See You Next Wednesday
Monday, March 10
 
Too long.

We won the D grade indoor cricket grand final. I scored four runs with the bat and they scored four runs off my bowling, but we won by 118 runs so it wasn't an outstanding contribution.

At work they have stopped giving me jobs to do because I'm supposed to be learning how to co-ordinate testing. The testing co-ordinator has not been teaching me anything because I don't change teams until the end of March. (He says he's writing it all down for me.) However I have managed to get involved with enough review meetings and focus groups to keep me occupied without having to resort to getting paid for using government resources to practise my hobbies. I gave that up shortly after Christmas.

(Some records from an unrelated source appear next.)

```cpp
namespace {
struct Flat {
  std::vector<WideNode> nodes;
  std::vector<Leaf> leaves;
  std::vector<Tri4> packets;
  std::vector<uint32_t> indices;
  std::vector<DevPrim> prims;
  std::vector<DevInstance> instances;
  std::vector<std::pair<uint32_t, DevInstanceMotion>> moving;
  std::vector<float> normals;
  struct Placed { uint32_t root; uint32_t has_packets; };
  std::unordered_map<const Scene *, Placed> placed;
};

void put_affine(float out[12], const Affine &a) {
  const float v[12] = {a.x.x, a.x.y, a.x.z, a.y.x, a.y.y, a.y.z, a.z.x, a.z.y, a.z.z, a.t.x, a.t.y, a.t.z};
  std::memcpy(out, v, sizeof v);
}
uint32_t f2u(float f) { uint32_t u; std::memcpy(&u, &f, 4); return u; }
float u2f(uint32_t u) { float f; std::memcpy(&f, &u, 4); return f; }

Flat::Placed place(Flat &f, const Scene &s) {
  auto it = f.placed.find(&s);
  if (it != f.placed.end()) return it->second;
  const Bvh &b = s.bvh;
  std::vector<Flat::Placed> inner(b.prims.size(), Flat::Placed{CRT_INVALID_ID, 0});
  for (size_t i = 0; i < b.prims.size(); i++)
    if (b.prims[i].kind == PRIM_INSTANCE) inner[i] = place(f, *b.prims[i].scene);

  const uint32_t node0 = uint32_t(f.nodes.size()), leaf0 = uint32_t(f.leaves.size());
  const uint32_t pkt0 = uint32_t(f.packets.size()), idx0 = uint32_t(f.indices.size());
  const uint32_t prim0 = uint32_t(f.prims.size());
  std::vector<uint32_t> rec(b.prims.size());
  {
    uint32_t next = prim0;
    for (size_t i = 0; i < b.prims.size(); i++) { rec[i] = next; next += b.prims[i].kind == PRIM_CUBIC ? 2u : 1u; }
  }
  for (WideNode n : b.wide) {
    for (int l = 0; l < 4; l++) {
      if (!(n.flags & (1u << l))) continue;
      n.child[l] += (n.flags & (1u << (4 + l))) ? leaf0 : node0;
    }
    f.nodes.push_back(n);
  }
  for (Leaf l : b.leaves) {
    l.pkt_first += pkt0;
    l.idx_first += idx0;
    f.leaves.push_back(l);
  }
  for (Tri4 p : b.packets) {
    for (int l = 0; l < 4; l++)
      if (p.active & (1u << l)) p.prim[l] = rec[p.prim[l]];
    f.packets.push_back(p);
  }
  std::vector<uint32_t> inst_slot(b.prims.size(), CRT_INVALID_ID);
  {
    uint32_t next_slot = uint32_t(f.instances.size());
    if (read_knobs().inst_order)
    for (uint32_t i : b.indices)
      if (b.prims[i].kind == PRIM_INSTANCE && inst_slot[i] == CRT_INVALID_ID) inst_slot[i] = next_slot++;
    for (size_t i = 0; i < b.prims.size(); i++)
      if (b.prims[i].kind == PRIM_INSTANCE && inst_slot[i] == CRT_INVALID_ID) inst_slot[i] = next_slot++;
    f.instances.resize(next_slot);
  }
  for (size_t i = 0; i < b.prims.size(); i++) {
    const Prim &p = b.prims[i];
    DevPrim d{};
    d.kind = p.kind;
    d.geom_id = p.geom_id;
    d.prim_id = p.prim_id;
    d.mask = p.mask;
    if (p.kind == PRIM_TRI) {
      const float v[9] = {p.v0.x, p.v0.y, p.v0.z, p.v1.x, p.v1.y, p.v1.z, p.v2.x, p.v2.y, p.v2.z};
      std::memcpy(d.d, v, sizeof v);
      if (p.has_normals) {
        d.d[9] = u2f(uint32_t(f.normals.size() / 9));
        d.d[10] = u2f(kSmoothNormalTag);
        const float n[9] = {p.n0.x, p.n0.y, p.n0.z, p.n1.x, p.n1.y, p.n1.z, p.n2.x, p.n2.y, p.n2.z};
        f.normals.insert(f.normals.end(), n, n + 9);
      } else {
        flat_tri_normal(d.d, d.d + 9);
      }
    } else if (p.kind == PRIM_SPHERE) {
      d.d[0] = p.center.x; d.d[1] = p.center.y; d.d[2] = p.center.z; d.d[3] = p.radius;
    } else if (p.kind == PRIM_CURVE) {
      d.d[0] = p.v0.x; d.d[1] = p.v0.y; d.d[2] = p.v0.z; d.d[3] = p.radius;
      d.d[4] = p.v1.x; d.d[5] = p.v1.y; d.d[6] = p.v1.z; d.d[7] = p.radius1;
    } else if (p.kind == PRIM_CUBIC) {
      const float cp[12] = {p.v0.x, p.v0.y, p.v0.z, p.v1.x, p.v1.y, p.v1.z, p.v2.x, p.v2.y, p.v2.z, p.v3.x, p.v3.y, p.v3.z};
      std::memcpy(d.d, cp, sizeof cp);
      f.prims.push_back(d);
      d.kind = PRIM_CUBIC_TAIL;
      std::memset(d.d, 0, sizeof d.d);
      d.d[0] = p.radius; d.d[1] = p.radius1; d.d[2] = u2f(p.depth);
    } else {
      DevInstance in{};
      put_affine(in.w2l, p.w2l);
      in.root = inner[i].root;
      in.flags = (inner[i].has_packets ? 1u : 0u) | (p.has_end ? 2u : 0u);
      in.geom_id = p.geom_id;
      in.mask = p.mask;
      d.d[0] = u2f(inst_slot[i]);
      f.instances[inst_slot[i]] = in;
      if (p.has_end) {
        DevInstanceMotion mo{};
        put_affine(mo.l2w, p.l2w);
        put_affine(mo.l2w_end, p.l2w_end);
        f.moving.emplace_back(inst_slot[i], mo);
      }
    }
    f.prims.push_back(d);
  }
  for (uint32_t i : b.indices)
    f.indices.push_back(b.prims[i].kind == PRIM_INSTANCE ? (kIndexInstance | inst_slot[i]) : rec[i]);
  Flat::Placed me{b.wide.empty() ? CRT_INVALID_ID : node0, b.packets.empty() ? 0u : 1u};
  f.placed.emplace(&s, me);
  return me;
}
}

namespace {
struct FlatImage {
  Flat f;
  Flat::Placed me{CRT_INVALID_ID, 0};
  uint32_t pool_stack = 6;
  bool direct = false;
  std::vector<uint32_t> leaf_of_word;
  uint32_t n_staged_roots = 0;
  uint32_t n_top_packets = 0;
  uint32_t cold = kColdAll;
};

// ... 441 lines not shown
```

Baseline: 12420 Mray/s.

## Precompute per-pixel camera seeds in a table and read root cull node from LDS

```diff
diff --git a/crust-render_amd/__init__.py b/crust-render_amd/__init__.py
--- a/crust-render_amd/__init__.py
+++ b/crust-render_amd/__init__.py
@@ -853,7 +853,8 @@
         _check(lib().crt_renderer_pipeline(self.h, out), "crt_renderer_pipeline")
         return dict(fused=bool(out[0]), wide=bool(out[1] & 1), shade_pipe=bool(out[1] & 2), root_cull=bool(out[1] & 4),
                     slim_state=bool(out[1] & 8), volumes=bool(out[1] & 16), camera_trace=bool(out[1] & 32),
-                    camera_vertex=bool(out[1] & 64), grid=int(out[2]))
+                    camera_vertex=bool(out[1] & 64), pixel_table=bool(out[1] & 128), cull_root_lds=bool(out[1] & 256),
+                    grid=int(out[2]))
 
     def lanes(self):
         return int(lib().crt_renderer_lanes(self.h)) if hasattr(lib(), "crt_renderer_lanes") else 1
diff --git a/crust-render_amd/csrc/crt_internal.h b/crust-render_amd/csrc/crt_internal.h
--- a/crust-render_amd/csrc/crt_internal.h
+++ b/crust-render_amd/csrc/crt_internal.h
@@ -358,6 +358,9 @@
   int pipe_mat_max = 0;
   bool camera_trace_build = true;
   int camera_vertex_knob = -1;
+  int pixel_table_knob = -1;
+  bool pixel_table_ready = false;
+  int cull_root_lds_knob = -1;
 };
 constexpr uint32_t kCameraTraceMaxNodes = 1024;
 constexpr float kRootCullMinShare = 0.125f;
@@ -403,6 +406,8 @@
     return k;
   }
   bool camera_vertex = false;
+  bool pixel_table = false;
+  bool cull_root_lds = false;
 };
 inline EngineSelect engine_of_width(const EngineSelect &e, const DevScene &s, int w) {
   EngineSelect l = e;
@@ -464,12 +469,14 @@
                       (q.camera_trace_knob > 0 || q.scene.n_nodes <= kCameraTraceMaxNodes);
     if (pl.camera_trace) pl.camera_mode = q.camera_trace_knob == 2 ? 1u : (q.camera_trace_knob == 3 ? (1u << 8) : 0u);
     pl.camera_vertex = pl.camera_trace && pl.shade_piped() && q.max_depth >= 1 && q.camera_vertex_knob != 0;
+    pl.pixel_table = pl.camera_trace && q.pixel_table_knob != 0 && q.pixel_table_ready;
+    pl.cull_root_lds = pl.camera_trace && pl.root_cull && q.cull_root_lds_knob != 0 && q.scene.root == 0 && q.scene.n_nodes > 0;
   }
   const bool ok = !(q.volumes && q.stats) &&
                   (pl.path.none() || engine_accepts(engine_of_width(e, q.scene, 0), q.scene, pl.path.arg[2])) &&
                   (pl.extend.none() || engine_accepts(engine_of_width(e, q.scene, width), q.scene, pl.extend.arg[2])) &&
                   (pl.shadow_key.none() || engine_accepts(engine_of_width(e, q.scene, width), q.scene, shadow_cold));
-  if (!ok) { pl.path = pl.extend = pl.shade = pl.shade_early = pl.shadow_key = pl.volume_key = pl.shadow_volume_key = InstanceKey{}; pl.slim_state = false; pl.camera_trace = false; pl.camera_mode = 0; pl.camera_vertex = false; }
+  if (!ok) { pl.path = pl.extend = pl.shade = pl.shade_early = pl.shadow_key = pl.volume_key = pl.shadow_volume_key = InstanceKey{}; pl.slim_state = false; pl.camera_trace = false; pl.camera_mode = 0; pl.camera_vertex = false; pl.pixel_table = false; pl.cull_root_lds = false; }
   out = pl;
   return ok ? CRT_OK : CRT_ERR_UNSUPPORTED;
 }
@@ -490,6 +497,8 @@
   int slim_state = 1;
   int camera_trace = -1;
   int camera_vertex = -1;
+  int pixel_table = -1;
+  int cull_root_lds = -1;
   int noclassify_from = 1 << 30, tail_from = 12, lanes = 4, grid_mult = 0;
   size_t max_batch_slots = 0, lane_min_paths = (size_t)96 << 20, stage_min_paths = (size_t)96 << 20;
 };
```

I saw David Williamson's play The Conversation. It was an ordinary production. The structure was contrived and relied heavily on the drama inherent in the subject matter (the family of a recidivist rapist meet the parents of a young woman he murdered) and precipitous segues from the meeting facilitator character. The staging was awkward with eight people sitting in a line facing the audience but talking to each other. The individual performances were good and I enjoyed what the actors managed to do despite the material pigeonholing their characters. It would have preferred the individual's contributions to be more interconnected (and for the actors to move around a bit) but at least nobody lived happily ever after.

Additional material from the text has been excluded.